$119m in monies yet to be claimed

SINGAPORE- You might be one of several thousand people and businesses who have unclaimed monies totalling $118.5 million, which is being held by government ministries and the courts here.

This is a 75 per cent increase from the $67.8 million of unclaimed monies held at the end of 2012, according to the Ministry of Finance (MOF).

And it does not include the amounts held by statutory boards as they are not required to report the individual amounts to MOF.

If left unclaimed by their rightful owners, the monies are typically rolled into general government funds after six years.

The Ministry of Law's Insolvency and Public Trustee's Office (IPTO) holds about 90 per cent of the $118.5 million - or about $107 million, up from just $40 million in 2012.

IPTO said "the bulk of the unclaimed monies are due to pawners, creditors of insolvent estates and beneficiaries of deceased estates", and noted that an additional $48 million had already been claimed since November 2004 when an online register listing who is owed was set up.
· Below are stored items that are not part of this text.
@@ -313,7 +315,6 @@
   const int g = lane % kLanes;
   const int stride = (kBackward && !kNorm) ? 4 : 3;
 
-  __shared__ int face_tab[4 * kPerWave * 20];
   int* tab = face_tab + ((threadIdx.x >> 6) * kPerWave + lane / kLanes) * 20;
   const float4* b4 = reinterpret_cast<const float4*>(bounds + 24 * (size_t)o);
   const uint32_t first = offsets[6 * (size_t)o];
@@ -445,7 +446,8 @@
 specular_apply_kernel(int N, const float* __restrict__ src, const float* __restrict__ bounds,
                       const uint32_t* __restrict__ offsets, const float* __restrict__ W,
                       float* __restrict__ dst, float* __restrict__ wsum_out) {
-  specular_apply_body<kBackward, kNorm, kLanes>(blockIdx.x, N, src, bounds, offsets, W, dst, wsum_out);
+  __shared__ int face_tab[kFaceTabInts(kLanes)];
+  specular_apply_body<kBackward, kNorm, kLanes>(blockIdx.x, N, src, bounds, offsets, W, dst, wsum_out, face_tab);
 }
 
 struct SpecLevel {
@@ -460,16 +462,20 @@
 struct SpecLevels { int n; SpecLevel lv[8]; };
 
 template <bool kBackward>
+__device__ __forceinline__ void specular_apply_level(const SpecLevel& v, int block, int* face_tab) {
+  if (v.lanes == 8) specular_apply_body<kBackward, true, 8>(block, v.N, v.src, v.bounds, v.offsets, v.W, v.dst, v.wsum_out, face_tab);
+  else if (v.lanes == 16) specular_apply_body<kBackward, true, 16>(block, v.N, v.src, v.bounds, v.offsets, v.W, v.dst, v.wsum_out, face_tab);
+  else specular_apply_body<kBackward, true, 64>(block, v.N, v.src, v.bounds, v.offsets, v.W, v.dst, v.wsum_out, face_tab);
+}
+
+template <bool kBackward>
 __global__ void __launch_bounds__(256) specular_apply_multi_kernel(SpecLevels L) {
   int k = 0;
 #pragma unroll
   for (int i = 1; i < 8; i++)
     if (i < L.n && (int)blockIdx.x >= L.lv[i].block_begin) k = i;
-  const SpecLevel& v = L.lv[k];
-  const int block = (int)blockIdx.x - v.block_begin;
-  if (v.lanes == 8) specular_apply_body<kBackward, true, 8>(block, v.N, v.src, v.bounds, v.offsets, v.W, v.dst, v.wsum_out);
-  else if (v.lanes == 16) specular_apply_body<kBackward, true, 16>(block, v.N, v.src, v.bounds, v.offsets, v.W, v.dst, v.wsum_out);
-  else specular_apply_body<kBackward, true, 64>(block, v.N, v.src, v.bounds, v.offsets, v.W, v.dst, v.wsum_out);
+  __shared__ int face_tab[kFaceTabInts(8)];
+  specular_apply_level<kBackward>(L.lv[k], (int)blockIdx.x - L.lv[k].block_begin, face_tab);
 }
 
 static int spec_lanes_for(const Options& o, int avg_window) {
@@ -496,7 +502,8 @@
 }
 
 struct SparseLevel {
-  int total, cap, block_begin, group_begin, N;
+  int total, cap, block_begin, N;
+  int group_begin, group_end;
   int vec;
   int chunks;
   int lds;
@@ -512,6 +519,9 @@
 
 constexpr int kCensusPerThread = 4;
 
+constexpr int kSparseTicket = 24;
+
+template <bool kFinish>
 __global__ void __launch_bounds__(256) specular_census_kernel(SparseLevels L, int* __restrict__ state) {
   int k = 0;
 #pragma unroll
@@ -555,6 +565,20 @@
     const int t01 = wave_base[0] + wave_base[1], t012 = t01 + wave_base[2], all = t012 + wave_base[3];
     const int first = all ? atomicAdd(state + k, all) : 0;
     wave_base[3] = first + t012; wave_base[2] = first + t01; wave_base[1] = first + wave_base[0]; wave_base[0] = first;
+    int one = 1;
+    asm volatile("" : "+v"(one) : "v"(first));
+    if (kFinish && __hip_atomic_fetch_add(state + kSparseTicket, one, __ATOMIC_RELAXED, __HIP_MEMORY_SCOPE_AGENT) == (int)gridDim.x - 1) {
+#pragma unroll
+      for (int l = 0; l < 8; l++) {
+        if (l < L.n) {
+          const int c = __hip_atomic_load(state + l, __ATOMIC_RELAXED, __HIP_MEMORY_SCOPE_AGENT);
+          state[8 + l] = c <= L.lv[l].cap ? 1 : 0;
+          state[16 + l] = c;
+        }
+        state[l] = 0;
+      }
+      state[kSparseTicket] = 0;
+    }
   }
   __syncthreads();
   if (wave_total == 0) return;
@@ -572,24 +596,22 @@
 constexpr int kLdsTile = 32;
 constexpr int kLdsParts = 8;
 constexpr int kLdsWide = 16;
-
-__global__ void __launch_bounds__(256) specular_scatter_kernel(SparseLevels L, int* __restrict__ state) {
+constexpr int kSparseLdsFloats = kLdsTile * kLdsTile * 3;
+constexpr int kScatterTabInts = 32;
+static_assert(kFaceTabInts(8) <= kSparseLdsFloats && 4 * kScatterTabInts <= kSparseLdsFloats, "one buffer for every body");
+
+__device__ __forceinline__ int scatter_level_of(const SparseLevels& L, int group) {
+  int k = -1;
+#pragma unroll
+  for (int i = 0; i < 8; i++)
+    if (i < L.n && group >= L.lv[i].group_begin && group < L.lv[i].group_end) k = i;
+  return k;
+}
+
+__device__ __forceinline__ void specular_scatter_body(const SparseLevel& v, int group, int count, float* lds) {
   const int lane = threadIdx.x & 63;
-  const int group = (int)blockIdx.x * 4 + ((int)threadIdx.x >> 6);
-  if (blockIdx.x == 0 && threadIdx.x < 8 && (int)threadIdx.x < L.n) {
-    const int c = state[threadIdx.x];
-    state[8 + threadIdx.x] = c <= L.lv[threadIdx.x].cap ? 1 : 0;
-    state[16 + threadIdx.x] = c;
-  }
-  int k = 0;
-#pragma unroll
-  for (int i = 1; i < 8; i++)
-    if (i < L.n && group >= L.lv[i].group_begin) k = i;
-  const SparseLevel& v = L.lv[k];
-  const int count = state[k];
-  if (count > v.cap) return;
   if (v.lds) {
-    __shared__ float img[kLdsTile * kLdsTile * 3];
+    float* img = lds;
     const int N = v.N, nt = (N + kLdsTile - 1) / kLdsTile, bl = (group - v.group_begin) >> 2;
     const int face = bl % 6, tile = (bl / 6) % (nt * nt), part = bl / (6 * nt * nt);
     const int tx0 = (tile % nt) * kLdsTile, ty0 = (tile / nt) * kLdsTile;
@@ -642,21 +664,29 @@
   if (slot >= count || slot >= v.cap) return;
   const int o = __builtin_amdgcn_readfirstlane(v.list[slot]);
   const int N = v.N;
-  int pre[7], wd[6], base[6];
-  float inv[6];
-  pre[0] = 0;
-  const float4* b4 = reinterpret_cast<const float4*>(v.bounds + 24 * (size_t)o);
-#pragma unroll
-  for (int s = 0; s < 6; ++s) {
-    const float4 b = b4[s];
-    const int xmin = (int)b.x, xmax = (int)b.y, ymin = (int)b.z, ymax = (int)b.w;
-    const bool empty = xmin > xmax || ymin > ymax;
-    wd[s] = empty ? 1 : xmax - xmin + 1;
-    inv[s] = 1.0f / (float)wd[s];
-    pre[s + 1] = pre[s] + (empty ? 0 : wd[s] * (ymax - ymin + 1));
-    base[s] = empty ? 0 : (s * N + ymin) * N + xmin;
-  }
-  const int n = pre[6];
+  int* tab = reinterpret_cast<int*>(lds) + ((int)threadIdx.x >> 6) * kScatterTabInts;
+  int n;
+  {
+    int pre = 0;
+    const float4* b4 = reinterpret_cast<const float4*>(v.bounds + 24 * (size_t)o);
+#pragma unroll
+    for (int s = 0; s < 6; ++s) {
+      const float4 b = b4[s];
+      const int xmin = (int)b.x, xmax = (int)b.y, ymin = (int)b.z, ymax = (int)b.w;
+      const bool empty = xmin > xmax || ymin > ymax;
+      const int wd = empty ? 1 : xmax - xmin + 1;
+      if (lane == 0) {
+        tab[s] = pre; tab[8 + s] = wd; tab[14 + s] = empty ? 0 : (s * N + ymin) * N + xmin;
+        tab[20 + s] = __float_as_int(1.0f / (float)wd);
+      }
+      pre += empty ? 0 : wd * (ymax - ymin + 1);
+    }
+    n = pre;
+    if (lane == 0) tab[6] = n;
+    __builtin_amdgcn_fence(__ATOMIC_RELEASE, "wavefront");
+    __builtin_amdgcn_wave_barrier();
+    __builtin_amdgcn_fence(__ATOMIC_ACQUIRE, "wavefront");
+  }
   const float* W = v.Wfwd + v.offsets[6 * (size_t)o];
   const float ws = v.wsum[o];
   const float* g = v.src + 3 * (size_t)o;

IPTO would only say that the jump in funds was due to "a reclassification of these monies as unclaimed monies, after repeated unsuccessful attempts to trace the whereabouts of the beneficiaries".

More than 30 statutory boards also hold unclaimed monies, and the three with the most number of entries listed are the Land Transport Authority (5,965), the Housing Board (1,856), and the Central Provident Fund Board (1,800).

The trio hold $8.2 million in unclaimed monies between them. These are mostly refunds of road tax, concession card balances, rental deposits, registration fees for transactions of flats, and outstanding amounts in CPF accounts. This would work out to an average of about $850 for each of the entries.

The online register notes that agencies have already "made reasonable efforts to refund the unclaimed monies", including sending reminder letters and checking for official addresses, yet sometimes the owners remain uncontactable.

MOF's spokesman urged the public to check the register and come forward to claim any money due to them.

The Straits Times traced four claimants listed on the online register, but three said they do not remember receiving any notices.

Interior designer Lim Boon Chye, 50, has "other refunds" owed to him under the Ministry of Home Affairs, according to the register. He said: "Perhaps it would be better if they could call and explain in different languages too, as my English is not good and I speak only Mandarin."

Electrical engineer Foong Weng Cheong, 62, who is owed an undisclosed sum under his "member's unclaimed balance" from the now defunct NTUC Income Car Co-operative, remembers receiving a notice.

But he did not bother collecting the money as he thought there was paperwork involved and was unsure if it was worth the trouble. "I don't know if it's a big amount and I don't want the extra hassle. After that, I just forgot about it."

How you can make claims

Want to know if there is unclaimed money that belongs to you?

All you need to do is to visit www.unclaimedmonies.gov.sg

Launched in 2004, it lists the people whom government agencies have been trying to return money to.

To find out if you are entitled to money held by any of these agencies, simply type your name in the search bar at the top of the page.

In most cases, the amount that is coming to you is undisclosed. Those with documentary proof of rightful ownership must first approach the contact people listed in the search to find out the exact amount they are owed and how they can collect the money.

The database is not complete as a handful of agencies such as the Ministry of Law and the Inland Revenue Authority of Singapore host their respective lists on their own sites. The register has links to these.

According to the Ministry of Finance, unclaimed general deposits are usually credited to the Government's Consolidated Fund after six years. Valid claims can still be made after the money has been credited to the Consolidated Fund.

All government agencies, including statutory boards, "are required to make all reasonable efforts to return monies to the rightful owners promptly", said a spokesman for the Ministry of Finance, which runs the online register.